Uma K. Zykofsky, the director of Sacramento County Behavioral Health Services and a licensed clinical social worker, said there needs to be many different ways to reach people and multiple entry points for services and care.
“It’s not just about therapy,” Cofer said. “That’s important, but there’s a lot we can do that doesn’t involve getting people into services. There are some (things) that we all can do that can happen in schools and community centers and clinical spaces where we’re listening to people, telling them they’re important and caring about how they’re doing. That goes a long way.”
Cofer used a community cookout that took place June 24 as an example of how communities can process traumatic events together.
The Sacramento Black Community Cookout, organized by over 20 Sacramento organizations, was a response to a situation which occurred in Oakland on April 29 when a white woman called the police to report a group of black people barbecuing.
In recent weeks and months, a number of situations involving a white person calling the cops on a person of color for noncriminal activities have taken place around the nation.

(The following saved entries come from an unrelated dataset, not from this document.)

int eap_furthest_point_sampling_f32(int b, int n, int m, const float *xyz, float *temp,
                                    int32_t *idx, eap_stream_t stream);
int eap_furthest_point_sampling_f64(int b, int n, int m, const double *xyz, double *temp,
// ... 145 lines not shown
int eap_so3_inter_group_inv_f32(int b, int o, int p, int nn, int na, int ks, int rcap, float sigma,
                                const float *gy, const int32_t *rows, const int32_t *off,
                                const int32_t *cnt, const int32_t *ent_p, const float *ent_gx,
                                const float *rk, const uint8_t *multinv, const float *anchors,
                                int identity_anchor, float *z, eap_stream_t stream);
int eap_anchor_reorder_f32(int64_t rows, int na, const float *src, const uint8_t *order, float *dst, eap_stream_t stream);
int eap_anchor_reorder_clouds_f32(int b, int64_t rows_per_cloud, int na, const float *src, const uint8_t *order,
                                  const int32_t *nonident, float *dst, eap_stream_t stream);
int eap_so3_inter_group_inv_coset_f32(int b, int o, int p, int nn, int na, int ks, int rcap, float sigma,
                                      const float *gy, const int32_t *rows, const int32_t *off, const int32_t *cnt,
                                      const int32_t *ent_p, const float *ent_gx, const float *rk, const uint8_t *multinv,
                                      const float *anchors, int identity_anchor, const uint8_t *coset_order,
                                      const uint8_t *coset_code, float *z, eap_stream_t stream);

int eap_inv_lists_rows(int b, int p, int n, int nn, const int32_t *idx, int32_t *counts, int32_t *rows,
                       int32_t *off, int32_t *cnt, int32_t *n_rows, eap_stream_t stream);
int eap_inv_lists_fill(int b, int p, int n, int nn, int rcap, const int32_t *idx, const float *gx,
                       const int32_t *rows, const int32_t *off, int32_t *ent_p, float *ent_gx,
                       eap_stream_t stream);
int eap_rows_gather_f32(int b, int c, int n, int na, int rcap, int rows_ld, const int32_t *rows,
                        const float *src, float *dst, eap_stream_t stream);
int eap_rows_scatter_f32(int b, int c, int n, int na, int rcap, int rows_ld, const int32_t *rows,
                         const float *src, float *dst, eap_stream_t stream);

Sacramento community organizers partnered to reclaim a space and create a safe environment to process an emotional trauma together. More than 500 people ate, danced, talked and double-Dutched at the cookout in McClatchy Park.
“When we respond to a trauma in a community-based way that everybody can access … that is a form of healing,” Cofer said. “There needs to be a response to help people heal. People were able to come together, and I heard so many people say, ‘That was really nice.’”
Experts in attendance referenced the Adverse Childhood Experiences study. Findings show early experiences impact lifelong health.
Someone who has had childhood trauma is three times more likely to have a stroke in their life, said Dr. Jonathon Porteus, CEO of WellSpace Health and a licensed clinical psychologist and addictionologist.
“I always think of the family table in a trauma-involved family,” Porteus said. “Who can metabolize and digest their food when they’re sitting at a table with their abuser? When they’re sitting at a table where they’re going to get yelled at under conditions of stress?”
High-stress environments are also directly linked to the development of irritable bowel syndrome later in life.
Although health officials recognize the impacts of early trauma, oftentimes these experiences go unrecognized.
“We’re still expecting them to act in the same way as someone who doesn’t experience trauma,” Griffin said.
A body will adapt to a traumatic environment, sometimes in a maladaptive way, Cofer further explained.
“They are responding in this way because their brains are trying to adapt to a terrible situation,” she said. “Something happening to a 4-year-old is very different than something happening to a 40-year-old. The 40-year-old has 40 years of experience to understand death or to understand something that’s happening in the community, but a 4-year-old — this is their entire world.”